# i think there is a slight lump on my cats lip???



## littleblackcat (Dec 26, 2011)

ok so when i took at soap his one side of his lip looks like it is swollen a little. thing is he still eats loads and is a happy healthy boy so i cant think what this lump could be. my mum thought maybe his teeth were rubbing on his lip but i doubt thats it. i have proded and poked it a little and its not sore, he will happily let me have a look. plus i cant see nothing sore or bad inside his mouth. i doubt its bothering him and not many people say they can notice anything but i can notice and its irritating me. hes going to the vets to get checked over on wednesday as my vets have been rather full recently would of liked to of got him in sooner but i cant wait. i just wanna be sure. any ideas?


----------



## ella (Jan 1, 2009)

It could be feline acne?

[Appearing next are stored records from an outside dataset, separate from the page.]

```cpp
template <bool COUNT, bool REFRACT = false, bool COMPACT = false, bool PATCHES = false, bool BIG = false, bool DEVICE_IMAGE = false, bool BATCH = false,
          class... BatchArgument>
__global__ __launch_bounds__(BIG ? kBigBlock : COMPACT ? kCompactBlock : kPersistentBlock, ((COMPACT && !COUNT) || BIG) ? 4 : TRT_ROUNDS_WAVES) void render_rounds_kernel(SceneView s, CullView cull, FrameView f, GridView grids, BatchArgument... batch)
{
    static_assert(sizeof...(BatchArgument) == (BATCH ? 1 : 0), "a BATCH launch has one more argument, a BatchView; the others none");
    static_assert(!BATCH || (!COUNT && !REFRACT && !BIG && !DEVICE_IMAGE), "several frames per launch: the plain, patch and decoupled rounds");
    static_assert(!(REFRACT && COMPACT), "the refraction extension runs on the plain rounds");
    static_assert(!(PATCHES && COMPACT), "scenes with patches run the plain rounds");
    static_assert(!BIG || (PATCHES && !COUNT && !REFRACT && !COMPACT), "1024-thread workgroups: the shipping patch instantiation only");
    static_assert(!DEVICE_IMAGE || (!REFRACT && !COMPACT && !BIG), "the device-memory image: the plain rounds only");
    extern __shared__ __attribute__((aligned(16))) double lds[];
    const LdsImage L = BATCH ? stage_lds_image_batch(lds, s, cull, f, grids)
                       : DEVICE_IMAGE ? image_view(image_layout(const_cast<double *>(f.image), s.num_spheres, s.num_dir, s.num_point, cull.padded, f.spp))
                                      : stage_lds_image(lds, s, cull, f, grids);
    const int n = s.num_spheres, nd = s.num_dir, nl = s.num_dir + s.num_point;
    const int lane = threadIdx.x & 63;
    const unsigned pixels_here = (unsigned)f.local_rows * (unsigned)f.width;
    const unsigned total = pixels_here * (unsigned)f.spp;
    (void)total;
    const d3 gp = load3(s.ground), gn = load3(s.ground + 3);

    bool alive = true;
    bool want_unit = true;
    unsigned slot_id = 0;
    d3 sample = d3{0.0, 0.0, 0.0};
    double weight = 1.0, weight_sum = 0.0;
    int bounces = 0;
    d3 o = d3{0.0, 0.0, 0.0}, d = d3{0.0, 0.0, -1.0};
    d3 next_dir = d;
    int fam = 0;
    int inside = -1;
    Tally tally;
    unsigned pool_next = 0, pool_end = 0;
    {
        const unsigned group = blockIdx.x, waves = blockDim.x >> 6, wave = (unsigned)__builtin_amdgcn_readfirstlane((int)(threadIdx.x >> 6));
        const unsigned j = (group >> f.queue_shift) * waves + wave;
        pool_next = ((j << f.queue_shift) + (group & ((1u << f.queue_shift) - 1u))) * f.chunk;
        pool_end = pool_next + f.chunk;
    }
    double *const ring = lds + f.ring_at + (unsigned)__builtin_amdgcn_readfirstlane((int)(threadIdx.x >> 6)) * kRingDoubles;
    unsigned short *const ring_mat = (unsigned short *)(ring + 7 * kRingTasks);
    double *const parked = ring + 7 * kRingTasks + kRingTasks / 4;
    if (COMPACT)
    {
        for (int i = lane; i < kRingDoubles; i += 64)
            ring[i] = 0.0;
        __builtin_amdgcn_fence(__ATOMIC_SEQ_CST, "wavefront");
// ... 399 lines not shown
```

terminalraytracer_amd/csrc/trt_tables.hip:

```cpp
#include "trt_context.hpp"

using namespace trt_impl;

namespace
{

__global__ void build_dirgrid_kernel(const trt_dirgrid_disc *discs, int n, int g, int slabs, int words, unsigned long long *masks)
{
    const long cell = (long)blockIdx.x * blockDim.x + threadIdx.x;
    if (cell >= (long)slabs * g * g)
        return;
    const int c = (int)(cell % g), j = (int)((cell / g) % g), slab = (int)(cell / ((long)g * g));
    for (int w = 0; w < words; w++)
    {
        unsigned long long m = 0;
        for (int b = 0; b < 64 && w * 64 + b < n; b++)
            if (trt_dirgrid_in_slab(discs + w * 64 + b, slab) && trt_dirgrid_reaches(discs + w * 64 + b, c, j))
                m |= 0x8000000000000000ull >> b;
        masks[cell * words + w] = m;
    }
}

__global__ void build_pointgrid_kernel(const trt_pointgrid_cone *cones, int n, int g, int shells, int words, unsigned long long *masks)
{
    const long cell = (long)blockIdx.x * blockDim.x + threadIdx.x;
    if (cell >= 6L * shells * g * g)
        return;
    const int shell = (int)(cell / (6L * g * g)), face = (int)((cell / ((long)g * g)) % 6), j = (int)((cell / g) % g), c = (int)(cell % g);
    for (int w = 0; w < words; w++)
    {
        unsigned long long m = 0;
        for (int b = 0; b < 64 && w * 64 + b < n; b++)
            if (trt_pointgrid_in_shell(cones + w * 64 + b, shell, shells) && trt_pointgrid_reaches(cones + w * 64 + b, face, c, j, g))
                m |= 0x8000000000000000ull >> b;
        masks[cell * words + w] = m;
    }
}

__device__ unsigned long long pack_cell(const unsigned long long *mask, int words, unsigned long long *pool, unsigned long long *pool_used,
                                        unsigned pool_limit, int bits, bool valid = true)
{
    const int count = valid ? trt_list_count(mask, words) : 0;
    const unsigned need = valid ? trt_list_pool_words(count, bits) : 0u;
    const int lane = (int)(threadIdx.x & 63);
    unsigned upto = need;
#pragma unroll
    for (int d = 1; d < 64; d <<= 1)
    {
        const unsigned below = __shfl_up(upto, d);
        upto += lane >= d ? below : 0u;
    }
    const unsigned total = __shfl(upto, 63);
    unsigned long long base = 0;
    if (total)
    {
        if (lane == 63)
            base = atomicAdd(pool_used, (unsigned long long)total);
        base = __shfl(base, 63);
    }
    if (!valid)
        return 0ull;
    if (need == 0)
        return trt_list_pack(mask, words, count, nullptr, 0u, bits);
    const unsigned long long at = base + (upto - need);
    if (count > 0xffff || at + need > (unsigned long long)pool_limit)
        return (unsigned long long)TRT_LIST_NONE << 56;
    return trt_list_pack(mask, words, count, pool, (unsigned)at, bits);
}

__global__ void set_pool_counter_kernel(unsigned long long *counter, unsigned long long value) { *counter = value; }

__global__ void pack_lists_kernel(const unsigned long long *masks, long cells, int words, unsigned long long *lists, unsigned long long *pool,
                                  unsigned long long *pool_used, unsigned pool_limit, int bits)
{
    const long cell = (long)blockIdx.x * blockDim.x + threadIdx.x;
    const bool valid = cell < cells;
    const unsigned long long packed = pack_cell(masks + (valid ? cell : 0) * words, words, pool, pool_used, pool_limit, bits, valid);
    if (valid)
        lists[cell] = packed;
}

static_assert(TRT_FAMILY_TILE * TRT_FAMILY_TILE == 64, "a tile per wave");
constexpr int kSceneTilesPerBlock = 16;
unsigned family_grid_blocks(int g, int tiles_per_block)
{
    const unsigned cells = 6u * (unsigned)g * (unsigned)g;
    return trt_family_tiled(g) ? (cells / 64u + (unsigned)tiles_per_block - 1u) / (unsigned)tiles_per_block : (cells + 255u) / 256u;
}

template <int kWords>
constexpr size_t family_lds_bytes()
{
    return sizeof(trt_pointgrid_cone) * 64 * kWords + sizeof(unsigned long long) * kWords + sizeof(unsigned long long) * 4 * 64 * kWords;
}

template <int kWords>
__global__ __launch_bounds__(256) void build_family_lists_kernel(const double *spheres, int n, const trt_rayfamily *families, trt_rayfamily f0,
                                                                 trt_rayfamily f1, int by_value, int g, unsigned long long *lists,
                                                                 unsigned long long *pool, unsigned long long *pool_used, unsigned pool_limit,
                                                                 int tiles_per_block)
{
    extern __shared__ __attribute__((aligned(16))) unsigned char family_lds[];
    trt_pointgrid_cone *const cones = (trt_pointgrid_cone *)family_lds;
    unsigned long long *const reach = (unsigned long long *)(cones + 64 * kWords);
    unsigned long long(*const part)[64][kWords] = (unsigned long long(*)[64][kWords])(reach + kWords);
    const int bits = kWords > 4 ? 16 : 8;
    const trt_rayfamily F = by_value ? (blockIdx.y == 0 ? f0 : f1) : families[blockIdx.y];
    for (int i = threadIdx.x; i < n; i += blockDim.x)
        trt_rayfamily_cone(&F, spheres + 9 * i, &cones[i]);
    __syncthreads();
    const unsigned cells = 6u * (unsigned)g * (unsigned)g;
    const int words = (n + 63) / 64 > 0 ? (n + 63) / 64 : 1;
    if (!trt_family_tiled(g))
    {
        const unsigned cell = blockIdx.x * blockDim.x + threadIdx.x;
        const bool valid = cell < cells;
        const int face = (int)(cell / ((unsigned)g * (unsigned)g)), j = (int)((cell / (unsigned)g) % (unsigned)g), c = (int)(cell % (unsigned)g);
        unsigned long long m[kWords];
#pragma unroll
        for (int w = 0; w < kWords; w++)
            m[w] = 0;
        for (int i = 0; valid && i < n; i++)
            if (trt_pointgrid_reaches(&cones[i], face, c, j, g))
                m[i >> 6] |= 0x8000000000000000ull >> (i & 63);
        const unsigned long long packed = pack_cell(m, words, pool, pool_used, pool_limit, bits, valid);
        if (valid)
            lists[(size_t)blockIdx.y * cells + cell] = packed;
        return;
    }
    const unsigned gt = (unsigned)g / TRT_FAMILY_TILE, tiles = 6u * gt * gt;
    const int lane = (int)(threadIdx.x & 63), q = (int)(threadIdx.x >> 6);
    for (unsigned tile = blockIdx.x * (unsigned)tiles_per_block; tile < tiles && tile < (blockIdx.x + 1u) * (unsigned)tiles_per_block; tile++)
    {
        const int face = (int)(tile / (gt * gt)), tj = (int)((tile / gt) % gt), tc = (int)(tile % gt);
        __syncthreads();
#pragma unroll
        for (int chunk = 0; chunk < kWords / 4; chunk++)
        {
            const int i = 256 * chunk + (int)threadIdx.x;
            const bool reaches = i < n && trt_pointgrid_reaches(&cones[i], face, tc, tj, (int)gt);
            const unsigned long long word = __ballot(reaches);
            if (lane == 0)
                reach[4 * chunk + q] = word;
        }
        __syncthreads();
        const int j = tj * TRT_FAMILY_TILE + lane / TRT_FAMILY_TILE, c = tc * TRT_FAMILY_TILE + lane % TRT_FAMILY_TILE;
#pragma unroll
        for (int w = 0; w < kWords; w++)
        {
            unsigned long long m = 0;
            unsigned long long todo = 64 * w < n ? reach[w] & (0x1111111111111111ull << q) : 0ull;
            while (todo)
            {
                const int k = __builtin_ctzll(todo);
                todo &= todo - 1;
                if (trt_pointgrid_reaches(&cones[64 * w + k], face, c, j, g))
                    m |= 0x8000000000000000ull >> k;
            }
            part[q][lane][w] = m;
        }
        __syncthreads();
        if (q == 0)
        {
            unsigned long long m[kWords];
#pragma unroll
            for (int w = 0; w < kWords; w++)
                m[w] = part[0][lane][w] | part[1][lane][w] | part[2][lane][w] | part[3][lane][w];
            const unsigned cell = ((unsigned)face * (unsigned)g + (unsigned)j) * (unsigned)g + (unsigned)c;
            lists[(size_t)blockIdx.y * cells + cell] = pack_cell(m, words, pool, pool_used, pool_limit, bits);
        }
    }
}

void launch_family_builder(int n, dim3 grid, hipStream_t stream, const double *spheres, const trt_rayfamily *families, trt_rayfamily f0, trt_rayfamily f1,
                           int by_value, int g, unsigned long long *lists, unsigned long long *pool, unsigned long long *pool_used, unsigned pool_limit,
                           int tiles_per_block)
{
    if (n <= TRT_LIST_MAX_SPHERES)
        hipLaunchKernelGGL(build_family_lists_kernel<4>, grid, dim3(256), family_lds_bytes<4>(), stream, spheres, n, families, f0, f1, by_value, g, lists, pool,
                           pool_used, pool_limit, tiles_per_block);
    else
        hipLaunchKernelGGL(build_family_lists_kernel<TRT_PATH_MAX_SPHERES / 64>, grid, dim3(256), family_lds_bytes<TRT_PATH_MAX_SPHERES / 64>(), stream, spheres, n,
                           families, f0, f1, by_value, g, lists, pool, pool_used, pool_limit, tiles_per_block);
}

}

namespace trt_impl
{

void allow_large_lds_tables(const trt_context *ctx)
{
    (void)hipFuncSetAttribute((const void *)build_family_lists_kernel<TRT_PATH_MAX_SPHERES / 64>, hipFuncAttributeMaxDynamicSharedMemorySize, ctx->lds_limit);
}

static int build_light_grids(trt_context *ctx, const trt_cull_scene &cs)
{
    const int n = (int)(ctx->T->h_spheres.size() / 9), nd = (int)(ctx->T->h_dir.size() / 6), np = (int)(ctx->T->h_point.size() / 7);
    const int gd = ctx->dirgrid_cells, gp = ctx->pointgrid_cells, sd = std::max(ctx->dirgrid_slabs, 1), sp = std::max(ctx->pointgrid_shells, 1);
    trt::GridView &g = ctx->grids;
    g.enabled = 0;
    ctx->T->grids_built_for[0] = gd;
    ctx->T->grids_built_for[1] = gp;
    ctx->T->grids_built_for[2] = ctx->dirgrid_slabs;
    ctx->T->grids_built_for[3] = ctx->pointgrid_shells;
    if (gd < 8 || gp < 2 || nd + np == 0 || n > TRT_LIST_MAX_SPHERES_WIDE)
        return TRT_OK;
    const int bits = n > TRT_LIST_MAX_SPHERES ? 16 : 8;
    g.list_bits = bits;
    const size_t words = (size_t)std::max((n + 63) / 64, 1), slots = (size_t)std::max(n, 1);
    const size_t dir_stride = (size_t)sd * gd * gd * words, point_stride = 6 * (size_t)sp * gp * gp * words;
    std::vector<trt_dirgrid> dg(nd);
    std::vector<trt_pointgrid> pg(np);
    std::vector<trt_dirgrid_disc> discs(slots * nd);
    std::vector<trt_pointgrid_cone> cones(slots * np);
    for (int i = 0; i < nd; i++)
    {
        const double *li = ctx->T->h_dir.data() + 6 * i;
        const double to_light[3] = {-li[0], -li[1], -li[2]};
        const double len2 = to_light[0] * to_light[0] + to_light[1] * to_light[1] + to_light[2] * to_light[2];
        if (!(len2 > 0.0) || !(len2 < 1e300))
            return TRT_OK;
        trt_dirgrid_prepare(ctx->T->h_spheres.data(), n, &cs, to_light, gd, sd, &dg[i], discs.data() + slots * i);
    }
    for (int i = 0; i < np; i++)
        trt_pointgrid_prepare(ctx->T->h_spheres.data(), n, &cs, ctx->T->h_point.data() + 7 * i, gp, sp, &pg[i], cones.data() + slots * i);
    HIP_TRY(ctx->T->d_dir_masks.reserve(dir_stride * nd));
    HIP_TRY(ctx->T->d_point_masks.reserve(point_stride * np));
    HIP_TRY(ctx->T->d_dirgrids.reserve(nd));
    HIP_TRY(ctx->T->d_pointgrids.reserve(np));
    HIP_TRY(ctx->T->d_discs.reserve(discs.size()));
    HIP_TRY(ctx->T->d_cones.reserve(cones.size()));
    if (nd)
    {
        HIP_TRY(hipMemcpy(ctx->T->d_dirgrids.ptr, dg.data(), dg.size() * sizeof(trt_dirgrid), hipMemcpyHostToDevice));
        HIP_TRY(hipMemcpy(ctx->T->d_discs.ptr, discs.data(), discs.size() * sizeof(trt_dirgrid_disc), hipMemcpyHostToDevice));
    }
    if (np)
    {
        HIP_TRY(hipMemcpy(ctx->T->d_pointgrids.ptr, pg.data(), pg.size() * sizeof(trt_pointgrid), hipMemcpyHostToDevice));
        HIP_TRY(hipMemcpy(ctx->T->d_cones.ptr, cones.data(), cones.size() * sizeof(trt_pointgrid_cone), hipMemcpyHostToDevice));
    }
    const int block = 256;
    for (int i = 0; i < nd; i++)
        hipLaunchKernelGGL(build_dirgrid_kernel, dim3((unsigned)(((size_t)sd * gd * gd + block - 1) / block)), dim3(block), 0, ctx->stream,
                           ctx->T->d_discs.ptr + slots * i, n, gd, sd, (int)words, ctx->T->d_dir_masks.ptr + dir_stride * i);
    for (int i = 0; i < np; i++)
        hipLaunchKernelGGL(build_pointgrid_kernel, dim3((unsigned)((6 * (size_t)sp * gp * gp + block - 1) / block)), dim3(block), 0, ctx->stream,
                           ctx->T->d_cones.ptr + slots * i, n, gp, sp, (int)words, ctx->T->d_point_masks.ptr + point_stride * i);
    const size_t dir_cells = (size_t)sd * gd * gd, point_cells = 6 * (size_t)sp * gp * gp;
    HIP_TRY(ctx->T->d_dir_lists.reserve(dir_cells * nd));
    HIP_TRY(ctx->T->d_point_lists.reserve(point_cells * np));
    HIP_TRY(hipMemsetAsync(ctx->T->d_dir_lists.ptr, 0xFF, std::max<size_t>(dir_cells * nd, 1) * sizeof(unsigned long long), ctx->stream));
    HIP_TRY(hipMemsetAsync(ctx->T->d_point_lists.ptr, 0xFF, std::max<size_t>(point_cells * np, 1) * sizeof(unsigned long long), ctx->stream));
    if (nd)
        hipLaunchKernelGGL(pack_lists_kernel, dim3((unsigned)((dir_cells * nd + block - 1) / block)), dim3(block), 0, ctx->stream, ctx->T->d_dir_masks.ptr,
                           (long)(dir_cells * nd), (int)words, ctx->T->d_dir_lists.ptr, ctx->T->d_pool.ptr, ctx->T->d_pool_used.ptr, (unsigned)ctx->T->pool_scene_words, bits);
    if (np)
        hipLaunchKernelGGL(pack_lists_kernel, dim3((unsigned)((point_cells * np + block - 1) / block)), dim3(block), 0, ctx->stream, ctx->T->d_point_masks.ptr,
                           (long)(point_cells * np), (int)words, ctx->T->d_point_lists.ptr, ctx->T->d_pool.ptr, ctx->T->d_pool_used.ptr, (unsigned)ctx->T->pool_scene_words, bits);
    HIP_TRY(hipGetLastError());
    HIP_TRY(hipStreamSynchronize(ctx->stream));
    g.dir = ctx->T->d_dirgrids.ptr;
    g.point = ctx->T->d_pointgrids.ptr;
    g.dir_lists = ctx->T->d_dir_lists.ptr;
    g.point_lists = ctx->T->d_point_lists.ptr;
    g.dir_stride = (unsigned)dir_cells;
    g.point_stride = (unsigned)point_cells;
    g.pool = ctx->T->d_pool.ptr;
    g.enabled = 1;
    return TRT_OK;
}

constexpr unsigned long long kAutoPatchBudgetBytes = 4ull << 30;
int patches_for(const trt_context *ctx, int n)
{
    if (ctx->path_patches >= 0)
        return std::min(ctx->path_patches, TRT_PATCH_MAX_M);
    if (ctx->moving_scene)
        return 0;
    int m = n >= TRT_PATCHES_FROM_SPHERES ? 2 : 0;
    const unsigned long long per_table = 6ull * (unsigned long long)ctx->path_g_sph * (unsigned long long)ctx->path_g_sph;
    while (m > 0 && 2ull * (unsigned long long)n * (6ull * m * m) * per_table * 12ull > kAutoPatchBudgetBytes)
        m--;
    return m;
}
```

Feline acne and stud tail


----------



## Treaclesmum (Sep 26, 2011)

I think that's quite common, it might be something called 'rodent ulcer' which is not actually to do with rodents, it's just a benign swelling/lump they get sometimes on their lips.


----------



## MontyMaude (Feb 23, 2012)

Could it be a rodent ulcer ? If you google image search Rodent Ulcer and see if any look like your cats lip. They are also known as an Eosinophilic Granuloma but I find Rodent Ulcer easier to pronounce.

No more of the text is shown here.